# what broadheads?



## bowhuntin_KS (Dec 21, 2005)

I shoot 322fps.. i like g5 strikers, and Nap spitfires! hope this helps


----------



## OHKid3DShooter1 (Mar 8, 2007)

I Muzzy 3 blade 100g are my choice, but G5 i here are awesome. My dad shoots Spitfires...he said those are the best choices.


----------



## kegan (Aug 28, 2006)

I shoot trad so spped don't matter to me, but if you want my advice, I'd go with either Zwickey Eskimos (which I'd found to tough as nails and fly like a feild point) or Wensel Woodsmans (the best broadhead out there). Both are not only available as glue ons, but screw ins as well.


----------



## downey (Feb 16, 2007)

Muzzy and g5


----------



## muzzyhunter17 (Mar 4, 2007)

OHKid3DShooter1 said:


> I Muzzy 3 blade 100g are my choice, but G5 i here are awesome. My dad shoots Spitfires...he said those are the best choices.


   muzzy 100 grains:wink:


----------



## triggerman68 (Feb 18, 2007)

i did something i never thought i would do. I made the switch from Muzzy 100gr. 3-blade to the 100gr. Rage 2 blade


----------



## slayrX (Jul 24, 2006)

Well from my experience with broadheads for whietails the average broadhead will do for example i mean muzzy or something very similiar will get the job done. But what i have found is that for a true bad to the bone broadhead you will want one three broadheads. Rocky Moutain Titaniums are a very tuff broadhead also i personally shoot the rocky mountain premiers. But the other two choice i would think about is wacems and also the new G5 broadheads. For a a broadhead that has been around the block a time or two you could always shoot a nap thunderhead they have proven themselves time after time.


----------



## leanmeanmachine (Feb 22, 2007)

Yeah, I have some ultimate steel 100 grain broadheads and i was wondering if those are good to use on a TRX compound bow?


----------



## bowtech72 (Dec 11, 2006)

I shoot muzzy 3blade 75's


----------



## hunting_4_life (Mar 19, 2007)

I would have to say montech or muzzy or rage!


----------



## Prodigyoutdoors (Jul 3, 2005)

rage and slick tricks


----------



## No.1 Hoyt (Mar 11, 2007)

*broadheads*

I dont know much but from what ive heard NAP thunderheads, Muzzys, and G5 are some of the best out there


----------



## neill91_maui (Jun 8, 2006)

slick trick's and if u have enuff kenetic energy nap spit fire's


----------



## 5xtargetshooter (Jan 10, 2007)

spitfires all the way!!!


----------



## bigram (Mar 26, 2007)

The only way to go is the new G5 montec. i personally shoot them, and any shot placed decent by any bow ive seen shooting them does the job. they are low maintenace and easy to sharpen.


----------



## PSE SPYDER (Apr 18, 2007)

My dad shoots 100gr. G5 Montech's that are pretty sweet.
  

dt


----------



## Soilarch (Apr 15, 2007)

I look for something simple. And I don't care who makes it as long design looks solid. I started out using spitfires several years ago. Never shot 'em through a deer but I did put one in a target lol. I switched after that. I shoot thunderheads but have used muzzy's also. Both good. There's still a muzzy stuck in a stump somewhere. In perfect condition. The tree wasn't as kind to my carbon arrow.

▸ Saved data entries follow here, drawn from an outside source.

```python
def frame_metrics(pred, gt, data_range=1.0, window="2d"):
    if window not in ("2d", "3d"):
        raise ValueError("window must be '2d' or '3d', got %r" % (window,))
    nd = 2 if window == "2d" else 3
    for name, t in (("pred", pred), ("gt", gt)):
        if not isinstance(t, torch.Tensor):
            raise ValueError("%s must be a tensor" % name)
        if not t.is_cuda:
            raise ValueError("%s must live on a GPU (the HIP hot path has no CPU fallback); got %s" % (name, t.device))
        if t.dim() not in (nd + 1, nd + 2):
            raise ValueError("%s must be [N,C,%s] or [N,%s] for window=%r, got shape %s" %
                             (name, ",".join("DHW"[3 - nd:]), ",".join("DHW"[3 - nd:]), window, tuple(t.shape)))
    if pred.shape != gt.shape:
        raise ValueError("pred and gt differ in shape: %s vs %s" % (tuple(pred.shape), tuple(gt.shape)))
    if pred.device != gt.device:
        raise ValueError("pred and gt are on different devices")
    if not float(data_range) > 0:
        raise ValueError("data_range must be > 0, got %r" % (data_range,))
    if pred.dim() == nd + 1:
        pred, gt = pred.unsqueeze(1), gt.unsqueeze(1)
    if any(s < 11 for s in pred.shape[2:]):
        raise ValueError("every filtered extent must be >= 11 (11-tap valid window), got %s" % (tuple(pred.shape),))
    x = pred.to(torch.float32).contiguous()
    y = gt.to(torch.float32).contiguous()
    N, C = x.shape[:2]
    sp = tuple(x.shape[2:])
    if N == 0:
        e = torch.empty(0, dtype=torch.float64, device=x.device)
        return e, e.clone()
    lib = _lib.lib()
    nb = (lib.fs_frame_metrics2d_ws_bytes(N, C, *sp) if nd == 2 else lib.fs_frame_metrics3d_ws_bytes(N, C, *sp))
    if nb < 0:
        _lib.check(int(-nb), "fs_frame_metrics%dd_ws_bytes" % nd)
    ws = torch.empty((nb + 7) // 8, dtype=torch.float64, device=x.device)
    sums = torch.empty(2, N, dtype=torch.float64, device=x.device)
    nbytes, flops = frame_metrics_cost(x.shape, window)
    name = "fs_frame_metrics%dd" % nd
    with torch.cuda.device(x.device):
        _call(name, x.data_ptr(), y.data_ptr(), N, C, *sp, float(data_range), ws.data_ptr(), sums[0].data_ptr(),
              sums[1].data_ptr(), _stream(x), algo_bytes=nbytes, algo_flops=flops)
    L = float(data_range)
    per = C
    for s in sp:
        per *= s
    valid = C
    for s in sp:
        valid *= s - 10
    mse = sums[0] / per
    psnr = 10.0 * torch.log10((L * L) / mse)
    return psnr, sums[1] / valid


FLOW_DISP, FLOW_RIFE3D = 0, 1
_FLOW_CONVENTIONS = {"disp": FLOW_DISP, "rife3d": FLOW_RIFE3D}
FLOW_METRICS_K = 13


def flow_metrics_cost(shape, masks=2, write_map=False):
    n = 1
    for s in shape:
        n *= int(s)
    elems = n // int(shape[1])
    return 2 * 4 * n + masks * elems + (4 * elems if write_map else 0), 60 * elems


def rife3d_to_disp(flow):
    D, H, W = _rife3d_extent(flow)
    d, h, w = _dhw(flow)
    return torch.stack([(h + flow[:, 0]) * ((W - 1) / (H - 1)) - w,
                        (d + flow[:, 1]) * ((H - 1) / (D - 1)) - h,
                        (w + flow[:, 2]) * ((D - 1) / (W - 1)) - d], 1)


def disp_to_rife3d(disp):
    D, H, W = _rife3d_extent(disp)
    d, h, w = _dhw(disp)
    return torch.stack([(w + disp[:, 0]) * ((H - 1) / (W - 1)) - h,
                        (h + disp[:, 1]) * ((D - 1) / (H - 1)) - d,
                        (d + disp[:, 2]) * ((W - 1) / (D - 1)) - w], 1)


def _rife3d_extent(t):
    if not isinstance(t, torch.Tensor) or t.dim() != 5 or t.shape[1] != 3:
        raise ValueError("a 3-D flow must be [N,3,D,H,W], got %s" % (tuple(t.shape) if isinstance(t, torch.Tensor)
                                                                      else type(t).__name__,))
    D, H, W = (int(s) for s in t.shape[2:])
    if min(D, H, W) < 2:
        raise ValueError("the rife3d convention needs every extent >= 2, got %s" % (tuple(t.shape),))
    return D, H, W


def _dhw(t):
    D, H, W = t.shape[2:]
    kw = dict(dtype=t.dtype, device=t.device)
    return (torch.arange(D, **kw).view(1, D, 1, 1), torch.arange(H, **kw).view(1, 1, H, 1),
# ... 1292 lines not shown
```

Before: 31.89.

## Fuse conv0 pair backward: transposed-conv grad-input with PReLU backward epilogue

Adds a custom autograd function for the two-layer conv0 block. Its backward fuses the transposed-conv input gradient of the second conv with the first PReLU's backward inside the s3 kernel epilogue. The epilogue writes the masked gradient and per-block slope/bias partial sums, which two finish kernels then reduce. This avoids materialising the intermediate gradient and running a separate PReLU backward pass, at the cost of more LDS and epilogue work in the transposed-conv kernel. It also removes the stream-capture check in the dw arena allocator and moves the shared finish kernels into a header.

```diff
diff --git a/include/flowsci_hip.h b/include/flowsci_hip.h
--- a/include/flowsci_hip.h
+++ b/include/flowsci_hip.h
@@ -16,7 +16,7 @@
   FS_ERR_UNSUPPORTED = 5
 };
 
-#define FS_ABI_VERSION 460
+#define FS_ABI_VERSION 470
 int fs_version(void);
 const char* fs_error_string(int code);
 
@@ -225,6 +225,11 @@
                        float* y, float* z, float* ws,
                        int B, int Cin, int Cout, int Di, int Hi, int Wi, int Dout, int Hout, int Wout,
                        int num_prelu_weights, fs_stream_t stream);
+long long fs_conv3d_tr_dprelu_part_floats(int B, int Cout, int Di, int Hi, int Wi);
+int fs_conv3d_tr_dprelu(const float* x, const float* w, const float* act_y, const float* prelu_weight,
+                        int num_prelu_weights, float* grad_act_y, float* grad_prelu_weight, float* grad_bias,
+                        float* part, float* ws, int B, int Cin, int Cout, int Di, int Hi, int Wi, int Dout, int Hout,
+                        int Wout, fs_stream_t stream);
 int fs_conv3d_tr_add(const float* x, const float* w, const float* bias, const float* addend, float* y,
                      float* ws, int B, int Cin, int Cout, int Di, int Hi, int Wi,
                      int Dout, int Hout, int Wout, fs_stream_t stream);
diff --git a/opticalflowscivis_amd/_lib.py b/opticalflowscivis_amd/_lib.py
--- a/opticalflowscivis_amd/_lib.py
+++ b/opticalflowscivis_amd/_lib.py
@@ -17,7 +17,7 @@
     return {"library": "ablation build: " + LIB_PATH if ABLATION else "product",
             "env": {k: v for k, v in sorted(os.environ.items()) if k.startswith("FLOWSCI_")}}
 
-ABI_VERSION = 460
+ABI_VERSION = 470
 
 _f32p = ctypes.c_void_p
 _int = ctypes.c_int
@@ -75,6 +75,8 @@
     "fs_conv3d_fwd_prelu": [_f32p] * 8 + [_int] * 13 + [_stream],
     "fs_conv3d_fwd_add": [_f32p] * 6 + [_int] * 13 + [_stream],
     "fs_conv3d_tr_prelu": [_f32p] * 7 + [_int] * 10 + [_stream],
+    "fs_conv3d_tr_dprelu_part_floats": [_int] * 5,
+    "fs_conv3d_tr_dprelu": [_f32p] * 4 + [_int] + [_f32p] * 5 + [_int] * 9 + [_stream],
     "fs_conv3d_tr_add": [_f32p] * 6 + [_int] * 9 + [_stream],
     "fs_conv3d_tr_ws_floats": [_int] * 2,
     "fs_conv3d_tr": [_f32p] * 5 + [_int] * 9 + [_stream],
@@ -186,7 +188,8 @@
              "fs_lic2d_ws_bytes": ctypes.c_longlong, "fs_lic3d_ws_bytes": ctypes.c_longlong,
              "fs_series_stats_ws_bytes": ctypes.c_longlong, "fs_series_encode_ws_bytes": ctypes.c_longlong,
              "fs_conv3d_tr_ws_floats": ctypes.c_longlong, "fs_conv3d_fwd_dprelu_part_floats": ctypes.c_longlong,
-             "fs_conv3d_fwd_dprelu_part_floats_k3": ctypes.c_longlong}
+             "fs_conv3d_fwd_dprelu_part_floats_k3": ctypes.c_longlong,
+             "fs_conv3d_tr_dprelu_part_floats": ctypes.c_longlong}
 
 
 class FlowsciLibraryError(RuntimeError):
diff --git a/opticalflowscivis_amd/convgrad.py b/opticalflowscivis_amd/convgrad.py
--- a/opticalflowscivis_amd/convgrad.py
+++ b/opticalflowscivis_amd/convgrad.py
@@ -250,6 +250,86 @@
                                  *pieces)
 
 
+class _Conv0Fn(torch.autograd.Function):
+
+    @staticmethod
+    def forward(ctx, w_a, b_a, a_a, w_b, b_b, a_b, st_a, pd_a, st_b, pd_b, *pieces):
+        from . import ops
+        res = ops.conv3d_fwd_prelu_ms(pieces, w_a, b_a, a_a, w_a.shape[2], st_a[0], pd_a[0]) if len(pieces) > 1 else None
+        ctx.ms = res is not None
+        if res is None:
+            x = pieces[0] if len(pieces) == 1 else torch.cat(pieces, 1)
+            y_a, z_a = _conv_forward(x, w_a, b_a, st_a, pd_a, False, a_a)
+            src = (x,)
+        else:
+            (y_a, z_a), src = res, pieces
+        y_b, z_b = _conv_forward(z_a, w_b, b_b, st_b, pd_b, False, a_b)
+        ctx.save_for_backward(w_a, y_a, a_a, z_a, w_b, y_b, a_b, *src)
+        ctx.cfg = (st_a, pd_a, st_b, pd_b, b_a is not None, b_b is not None, [int(t.shape[1]) for t in pieces])
+        return z_b
+
+    @staticmethod
+    def backward(ctx, gz):
+        from . import ops
+        w_a, y_a, a_a, z_a, w_b, y_b, a_b = ctx.saved_tensors[:7]
+        src = ctx.saved_tensors[7:]
+        st_a, pd_a, st_b, pd_b, has_ba, has_bb, splits = ctx.cfg
+        gy_b, ga_b, gb_b = ops.prelu_backward(y_b, gz.contiguous(), a_b, want_bias_grad=has_bb)
+        gw_b = _conv_grad_weight(z_a, w_b, gy_b, st_b, pd_b, False) if ctx.needs_input_grad[3] else None
+        k_b = tuple(w_b.shape[2:])
+        fused = None
+        if (k_b == (4, 4, 4) and st_b == (2, 2, 2) and pd_b == (1, 1, 1) and _hip_tr_ok(gy_b, w_b.shape[1], k_b, st_b, pd_b)
+                and all(n == 2 * m for n, m in zip(y_a.shape[2:], gy_b.shape[2:]))):
+            fused = ops.conv3d_tr_grad_input_dprelu(gy_b, w_b, y_a, a_a)
+        if fused is not None:
+            gy_a, ga_a, gb_a = fused
+            if not has_ba:
+                gb_a = None
+        else:
+            gz_a = _conv_grad_input(z_a, w_b, gy_b, st_b, pd_b, False)
+            gy_a, ga_a, gb_a = ops.prelu_backward(y_a, gz_a, a_a, want_bias_grad=has_ba)
+        need = ctx.needs_input_grad[10:]
+        gx = None
+        if any(need):
+            k3 = tuple(w_a.shape[2:])
+            hip = _hip_tr_ok(gy_a, w_a.shape[1], k3, st_a, pd_a) and all(
+                n in (2 * m, 2 * m + 1) for n, m in zip(src[0].shape[2:], gy_a.shape[2:]))
+            gx = _conv_grad_input(src[0] if (hip or not ctx.ms) else torch.cat(src, 1), w_a, gy_a, st_a, pd_a, False)
+        gw_a = None
+        if ctx.needs_input_grad[0]:
+            if ctx.ms:
+                gw_a = ops.conv3d_wrw_ms(gy_a, src, w_a.shape[2], st_a[0], pd_a[0])
+                if gw_a is None:
+                    gw_a = _conv_grad_weight(torch.cat(src, 1), w_a, gy_a, st_a, pd_a, False)
+            else:
+                gw_a = _conv_grad_weight(src[0], w_a, gy_a, st_a, pd_a, False)
+        gp = [None] * len(splits)
+        if gx is not None:
+            gp = [g if n else None for g, n in zip(gx.split(splits, 1), need)]
+        return (gw_a, gb_a, ga_a, gw_b, gb_b, ga_b, None, None, None, None) + tuple(gp)
+
+
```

I will most likely go to a more traditional broadhead this year. Montecs, Zwickey or the Simmons Sharks. All look like simple, bulletproof designs. I'll likely go with a 3 blade (which is a shame 'cause the sharks look flat-out MEAN!!!) so that I can easily sharpen then. I'd like to shoot broadheads year-'round once I get a good target for them and decide whether or not I'm buying a new bow this summer.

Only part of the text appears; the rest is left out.